Cinza como teus olhos

10 0 0
                                    

Eu prefiro ver o oceano apenas uma única vez
E sentir falta dele pelo resto da minha vida
Do que nunca sentir a areia abaixo dos meus pés descalços
E nunca ouvir o som das ondas quebrarem
(Ocean Native)

   Ariel e eu paramos no calçadão; ele segurava o seu violão com a destra e tapava a frente dos óculos com a canhota, impedindo que as gotas de chuva tocassem as lentes deles — eu não me importei com a chuva dessa vez, mesmo que eu sempre reclamasse que odiava quando meus cabelos ficavam ensopados. Você gostava quando a chuva deixava cachos nas pontas dos seus fios pretos, então eu deveria aceitar aquilo por hoje também. O céu estava completamente cinza e então eu pensei que não poderia ter escolhido o melhor dia para vir aqui com ele; a praia estava vazia, como nós gostávamos, e o ambiente parecia perfeito para a melancolia que pairava no ar. Ariel olhou para mim depois de muitos minutos evitando fitar o mar; ele não queria descer, eu sabia, mas não pude deixar de trazê-lo aqui mesmo que contra sua vontade; eu sentia que nós dois precisávamos disso: o sopro da maresia que deixava as peles grudentas, o som violento das ondas contra o rochedo, a espuma salgada que respingava em nossas vestes e a paisagem semi-morta, quase inexistente, que você admirava tanto.

   Franzi as sobrancelhas para ele e o vi dar de ombros; então, ele olhou para o lugar que antecipava, perdendo-se no movimento das ondas que quebravam no raso e nas gaivotas que deixavam pequenas pegadas na parte molhada. Aí, eu percebi; ele não queria chorar, mas queria e aquilo tudo era tão confuso para ele que eu não pude deixar de perceber cada sensação que se apossava de suas entranhas como uma avalanche que derruba tudo em seu caminho. Parecia que ele iria gritar e se desfazer em milhões de pedacinhos minúsculos que sumiriam do mesmo jeito que a água apagava as pegadas daqueles pássaros à beira mar. Parecia, também, que ele não produziria nenhum som, como se não fosse capaz, e então murcharia como uma flor daquelas que sua tia-avó deixava na sala, mas esquecia de pôr na parte ensolarada. Ariel quase deixou o violão cair quando uma onda grande cobriu as rochas que ficavam mais perto da água, como se lembrasse das apostas que você fazia quando isso acontecia. Inesperadamente, ele disse:

   "Aposto que a água vai até aquela rocha em formato de coração."

   "Aposto que vai até aquela mais acinzentada" rebati.
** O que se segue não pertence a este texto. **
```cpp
#define EVAE_OK 0
#define EVAE_EINVAL (-1)
#define EVAE_EWORKSPACE (-2)
#define EVAE_ELAUNCH (-3)

#define EVAE_ABI_VERSION 1

typedef void* evae_stream_t;

int evae_version(void);
const char* evae_last_error(void);
int evae_ctl_upload(void* d_stage, const void* h_pinned, void* d_ctl, size_t bytes, evae_stream_t up, evae_stream_t step,
                    void* ev_used, void* ev_up);

int evae_host_dedup(const int64_t* draws, int n_draws, int64_t n_rows, int cap, int64_t* rows, int64_t* inv, int64_t* rep, float* mult);
// ... 22 lines not shown
                             const float* RE, const float* logq, const float* beta_dev, float beta_host, float* logp, float* lse,
                             float* loss, float* KL, float* means, float* cRE, float* cKL, float* neg_cKL, evae_stream_t stream);

int evae_prior_merge_coef(const float* pmax, const float* psum, const float* pnmask, int R, int ldp, int B, float c_total,
                          const float* beta_dev, float beta_host, float* logp , float* lse ,
                          float* cRE, float* cKL, float* neg_cKL, evae_stream_t stream);
int evae_elbo_assemble(const float* logp, const float* RE, const float* logq, const float* beta_dev, float beta_host, int B,
                       float* loss , float* KL , float* means , evae_stream_t stream);

int evae_prior_train_applies(int B, int C, int zdim);
int evae_prior_train_gave_up(void* state, evae_stream_t stream);
size_t evae_prior_train_workspace_bytes(int B, int C, int zdim);
int evae_prior_train_step(const float* z, int B, const float* centres, int C, int zdim, const float* log_var,
                          const int64_t* z_idx, const int64_t* c_idx, float c_total, const float* beta_dev, float beta_host,
                          float* logp , float* token , float* cRE, float* cKL, float* neg_cKL,
                          float* dz , float* dcentres , float* dlogvar , void* state,
                          void* ws, size_t ws_bytes, int phase, evae_stream_t stream);
int evae_prior_train_step_rows(const float* z, int B, const float* centres, int n_rows, const int64_t* rows_inv, const int64_t* rows_rep,
                               const float* rows_mult, int C, int zdim, const float* log_var, const int64_t* z_idx,
                               const int64_t* c_idx, float c_total, const float* beta_dev, float beta_host, float* logp, float* token,
                               float* cRE, float* cKL, float* neg_cKL, float* dz, float* dcentres ,
                               float* dc_draws , float* dlogvar, void* state, void* ws, size_t ws_bytes,
                               evae_stream_t stream);

size_t evae_prior_lse_bwd_workspace_bytes(int B, int C, int zdim);
int evae_prior_lse_bwd(const float* z, int B, const float* centres, int C, int zdim,
                       const float* log_var, const int64_t* z_idx, const int64_t* c_idx,
                       const float* lse , const float* grad_out ,
                       float* dz , float* dcentres ,
                       float* dlogvar ,
                       void* ws, size_t ws_bytes, evae_stream_t stream);
int evae_prior_lse_bwd_phased(const float* z, int B, const float* centres, int C, int zdim, const float* log_var,
                              const int64_t* z_idx, const int64_t* c_idx, const float* lse, const float* grad_out,
                              float* dz, float* dcentres, float* dlogvar, void* ws, size_t ws_bytes, int phase,
                              evae_stream_t stream);

size_t evae_mixture_lse_fwd_workspace_bytes(int B, int C, int zdim);
int evae_mixture_lse_fwd(const float* z , int B, const float* means ,
                         const float* log_var , int C, int zdim, float n_components,
                         float* out_logp , float* out_lse ,
                         float* out_prob , void* ws, size_t ws_bytes, evae_stream_t stream);
size_t evae_mixture_lse_bwd_workspace_bytes(int B, int C, int zdim);
int evae_mixture_lse_bwd(const float* z, int B, const float* means, const float* log_var, int C, int zdim,
                         const float* lse , const float* grad_out ,
                         float* dz , float* dmeans ,
                         float* dlog_var , void* ws, size_t ws_bytes, evae_stream_t stream);
// ... 222 lines not shown
                  evae_stream_t stream);
int evae_step_stats_add(const float* loss, const float* re, const float* kl, float* step3, float* totals3,
                        evae_stream_t stream);
int evae_thin_configure(int max_rows);
int evae_p6_nks(int K);
int evae_p6_nks_rows(int M);
size_t evae_p6_image_bytes(int rows, int nks);
int evae_gemm_p6_applies(int M, int N, int gated);
int evae_p6_pack_rows(const float* x, const float* x2 , int R, int K, long long ld, int gated, void* img,
                      size_t img_bytes, evae_stream_t stream);
int evae_p6_pack_cols(const float* x, const float* x2 , int Kd, int R, long long ld, int ones_row ,
                      int nks, void* img, size_t img_bytes, evae_stream_t stream);
int evae_p6_fill_row(void* img, int nks, int row, float value, int k_begin, int k_end, evae_stream_t stream);
int evae_gated_dense_fwd_timg(const float* x, const int64_t* rows, int M, int K, int ldx, const float* wh, const float* bh,
                              const float* wg, const float* bg, int N, float* out, float* save_h, float* save_s,
                              void* timg, int t_nks, int t_row0, int t_kbase, void* ws, size_t ws_bytes, evae_stream_t stream);
int evae_gated_dense_fwd_u8_timg(const unsigned char* x, const int64_t* rows, int M, int K, long long ldx, float x_scale,
                                 const void* prepared, const float* bh, const float* bg, int N, float* out, float* save_s,
                                 void* timg, int t_nks, int t_row0, int t_kbase, evae_stream_t stream);
int evae_dense_bwd_data_timg(const float* dy1, const float* w1, const float* dy2, const float* w2, int M, int N, int ldy, int K,
                             const float* out_prev, const float* s_prev, float* dx_or_dh, float* dg, int ldo,
                             const float* wT , void* timg, int t_nks, int t_row0, int t_kbase, void* ws,
                             size_t ws_bytes, evae_stream_t stream);
int evae_gated_dense_fwd_p6t(const void* xT_img, int x_nks, int M, int K, const void* w_img, const float* bh, const float* bg,
                             int N, float* out , float* save_s , evae_stream_t stream);
int evae_dense_bwd_data_p6t(const void* dyT_img, int dy_nks, int M, int N, const void* wT_img, int K, const float* out_prev,
                            const float* s_prev, float* dh, float* dg, int ldo, void* u8_img, int u8_nslab, int u8_mbase,
                            evae_stream_t stream);
size_t evae_dense_bwd_weight_p6_workspace_bytes(int nks, int N, int K);
int evae_dense_bwd_weight_p6(const void* dyT_img, const void* xT_img, int nks, int N, int K, float* dw ,
                             float* db , void* ws, size_t ws_bytes,
                             evae_stream_t stream);
int evae_broadcast_scalar(const float* src, float* dst, int n, evae_stream_t stream);
int evae_sum_small(const float* x, int n, float* out, evae_stream_t stream);
int evae_batch_prologue(const float* data, int64_t ldd, const int64_t* idx, int B, int D, int binarize,
                        const int64_t* seed_ctr , float* x_out, int64_t ldx,
                        float* eps_out , int zdim, evae_stream_t stream);
int evae_batch_prologue_u8(const unsigned char* data, int64_t ldd, const int64_t* idx, int B, int D, int binarize,
                           const int64_t* seed_ctr, float x_div, float* x_out, int64_t ldx, unsigned char* stage, int64_t lds,
                           float* eps_out, int zdim, evae_stream_t stream);
typedef struct { const float* w1; const float* w2; float* dst; int N, K, ldt; } evae_wt_job_t;
int evae_batch_prologue_u8_prepare(const unsigned char* data, int64_t ldd, const int64_t* idx, int B, int D, int binarize,
                                   const int64_t* seed_ctr, float x_div, float* x_out, int64_t ldx, unsigned char* stage,
                                   int64_t lds, float* eps_out, int zdim, const float* wh, const float* wg, int N, int K,
                                   void* prepared, size_t prepared_bytes, const evae_wt_job_t* jobs, int njobs,
                                   evae_stream_t stream);
// ... 45 lines not shown
```

Baseline: 200,800.

## Add streaming narrow-heads backward-data kernel reading prior row tables directly

Adds a dedicated MFMA kernel for the heads backward-data product with a small latent dimension (Z up to 64). It computes the gate backward and writes straight into the pre-split image. It can read the exemplar gradient from the prior's per-draw tables (dc_draws scaled by rows_mult) instead of a materialised dcentres buffer. A phased prior step is also added so the prior's final scatter can be deferred off the critical path. This replaces the general dense dgrad path for the narrow heads, cutting its workspace traffic and a launch, but adds a new specialised kernel and a split prior schedule.

```diff
diff --git a/exemplar-vae_amd/csrc/evae_narrow_heads.hip b/exemplar-vae_amd/csrc/evae_narrow_heads.hip
--- /dev/null
+++ b/exemplar-vae_amd/csrc/evae_narrow_heads.hip
@@ -0,0 +1,133 @@
+
+#include "evae_common.h"
+#include "evae_p6_image.h"
+
+namespace evae {
+
+typedef float f32x16 __attribute__((ext_vector_type(16)));
+
+constexpr int HB_TILES = 8;
+
+template <int Z8>
+__global__ __launch_bounds__(64 * HB_TILES) void heads_bwd_data_timg_kernel(const float* __restrict__ dy, int ldy,
+                                                                           const float* __restrict__ dc_draws,
+                                                                           const int64_t* __restrict__ rows_rep,
+                                                                           const float* __restrict__ rows_mult,
+                                                                           const float* __restrict__ w, int M, int Z, int H,
+                                                                           const float* __restrict__ a, const float* __restrict__ s,
+                                                                           float* __restrict__ dh, float* __restrict__ dg, int ldo,
+                                                                           P6Sink sink, int tiles_per_block) {
+  constexpr int ZP = 8 * Z8, NS = 4 * Z8;
+  __shared__ float sdy[ZP * 33];
+  const int tid = threadIdx.x, wv = tid >> 6, l = tid & 63, l31 = l & 31, lh = l >> 5;
+  const int m0 = blockIdx.x * 32;
+  const int h = (blockIdx.y * tiles_per_block + wv) * 32 + l31;
+  const bool hok = h < H;
+  float bf[NS];
+#pragma unroll
+  for (int st = 0; st < NS; ++st) {
+    const int k = 2 * st + lh;
+    bf[st] = (hok && k < Z) ? w[(size_t)k * H + h] : 0.f;
+  }
+  float av[16], sv[16];
+#pragma unroll
+  for (int r = 0; r < 16; ++r) {
+    const int m = m0 + (r & 3) + 8 * (r >> 2) + 4 * lh;
+    const bool ok = hok && m < M;
+    const size_t oe = (size_t)(ok ? m : 0) * H + (ok ? h : 0);
+    const float a_ = a[oe], s_ = s[oe];
+    av[r] = ok ? a_ : 0.f;
+    sv[r] = ok ? s_ : 0.f;
+  }
+  const int Z4 = Z >> 2;
+  for (int i = tid; i < 32 * (ZP / 4); i += blockDim.x) {
+    const int r = i / (ZP / 4), c = i - r * (ZP / 4);
+    const int m = m0 + r;
+    float4 v = make_float4(0.f, 0.f, 0.f, 0.f);
+    if (m < M && c < Z4) {
+      if (rows_rep) {
+        const float mu = rows_mult[m];
+        const float4 d = *reinterpret_cast<const float4*>(dc_draws + (size_t)rows_rep[m] * Z + 4 * c);
+        v = make_float4(mu * d.x, mu * d.y, mu * d.z, mu * d.w);
+      } else {
+        v = *reinterpret_cast<const float4*>(dy + (size_t)m * ldy + 4 * c);
+      }
+    }
+    sdy[(4 * c + 0) * 33 + r] = v.x; sdy[(4 * c + 1) * 33 + r] = v.y;
+    sdy[(4 * c + 2) * 33 + r] = v.z; sdy[(4 * c + 3) * 33 + r] = v.w;
+  }
+  __syncthreads();
+  f32x16 acc;
+#pragma unroll
+  for (int r = 0; r < 16; ++r) acc[r] = 0.f;
+#pragma unroll
+  for (int st = 0; st < NS; ++st)
+    acc = __builtin_amdgcn_mfma_f32_32x32x2f32(sdy[(2 * st + lh) * 33 + l31], bf[st], acc, 0, 0, 0);
+  float dhv[16], dgv[16];
+#pragma unroll
+  for (int r = 0; r < 16; ++r) {
+    const float v = acc[r], s_ = sv[r];
+    dhv[r] = v * s_;
+    dgv[r] = v * av[r] * (1.0f - s_);
+  }
+  if (dh) {
+#pragma unroll
+    for (int r = 0; r < 16; ++r) {
+      const int m = m0 + (r & 3) + 8 * (r >> 2) + 4 * lh;
+      if (hok && m < M) {
+        const size_t o = (size_t)m * ldo + h;
+        dh[o] = dhv[r];
+        dg[o] = dgv[r];
+      }
+    }
+  }
+  const int k0 = sink.kbase + m0;
+  p6_emit_tile(sink, sink.row0 + h, hok, k0, dhv, lh);
+  p6_emit_tile(sink, sink.row0 + H + h, hok, k0, dgv, lh);
+}
+
+}
+
+using namespace evae;
+
+extern "C" int evae_heads_bwd_data_timg_applies(int M, int Z, int H) {
+  return (M >= 1 && Z >= 4 && Z <= 64 && Z % 4 == 0 && H >= 1 && H <= 32 * HB_TILES * 65535) ? 1 : 0;
+}
+
+extern "C" int evae_heads_bwd_data_timg(const float* dy, const float* w, int M, int Z, int ldy, int H, const float* out_prev,
+                                        const float* s_prev, float* dh, float* dg, int ldo, void* timg, int t_nks, int t_row0,
+                                        int t_kbase, const float* dc_draws, const int64_t* rows_rep, const float* rows_mult,
+                                        evae_stream_t stream_) {
+  hipStream_t stream = (hipStream_t)stream_;
+  EVAE_REQUIRE(M >= 0, "heads_bwd_data_timg: bad row count %d", M);
+  if (M == 0) return EVAE_OK;
+  EVAE_REQUIRE(evae_heads_bwd_data_timg_applies(M, Z, H), "heads_bwd_data_timg: M=%d Z=%d H=%d is outside the streaming form "
+               "(Z <= 64 and a multiple of 4)", M, Z, H);
+  const bool tables = dc_draws || rows_rep || rows_mult;
+  EVAE_REQUIRE(!tables || (dc_draws && rows_rep && rows_mult), "heads_bwd_data_timg: all three row tables or none");
+  EVAE_REQUIRE(tables || (dy && ldy >= Z && ldy % 4 == 0), "heads_bwd_data_timg: dy missing or its row stride %d not a multiple of 4", ldy);
+  EVAE_REQUIRE(w && out_prev && s_prev, "heads_bwd_data_timg: null pointer");
+  EVAE_REQUIRE((dh == nullptr) == (dg == nullptr) && (!dh || ldo >= H), "heads_bwd_data_timg: dh and dg together, ldo >= H");
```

Então ficamos olhando juntos, sem expressar empolgação ou divertimento ou algum sentimento que não beirasse o tédio e alguma outra sensação que eu não conseguia descrever, mas que esmagava meu coração como um martelo que batia num prego: não tinha graça quando éramos nós que iniciávamos as apostas, parecia uma tentativa barata de copiar o que um dia foi a sua essência; era quase como copiar o seu jeito molenga de caminhar ao lado de Ariel, as palavras que você inventava quando juntava duas outras, sua mania de carregar um violão para todo lugar que ia. Ou seus sapatos rabiscados, as suas unhas pintadas com esmaltes multicoloridos ou as camisas das bandas que você nem conhecia, mas que insistia em usar para parecer legal e maneiro.

   "Ganhei" disse Ariel, depois de um tempo — eu nem tinha prestado atenção, minha mente se perdeu em algum momento entre o pensamento pesado que era a sua lembrança e os sentimentos que eu e Ariel sufocávamos naquele momento. Respondi um murmúrio quase inaudível e não sei se ele ouviu aquilo. Torci para que não, pois eu sabia que aquela confirmação tinha saído como um lamento inconformado, não com a derrota no pequeno jogo que fizemos, mas com o fato de que não foi você que iniciou a brincadeira. Eu tinha certeza de que ele queria ir embora, agora mais do que antes, porém eu não podia deixá-lo escapar com a desculpa de ser pesado demais; eu sabia que estar ali era como se submeter à uma espécie de tortura psicológica que arranca sua felicidade com garras compridas e firmes, mas eu também sabia que evitar o choque seria pior do que nunca passar por ele — era como não aceitar e viver na ilusão de que tudo ainda estava como deveria ser, quando, na verdade, sua vida tinha mudado tanto que você nem poderia ter certeza de que seu próprio nome ainda continuava o mesmo.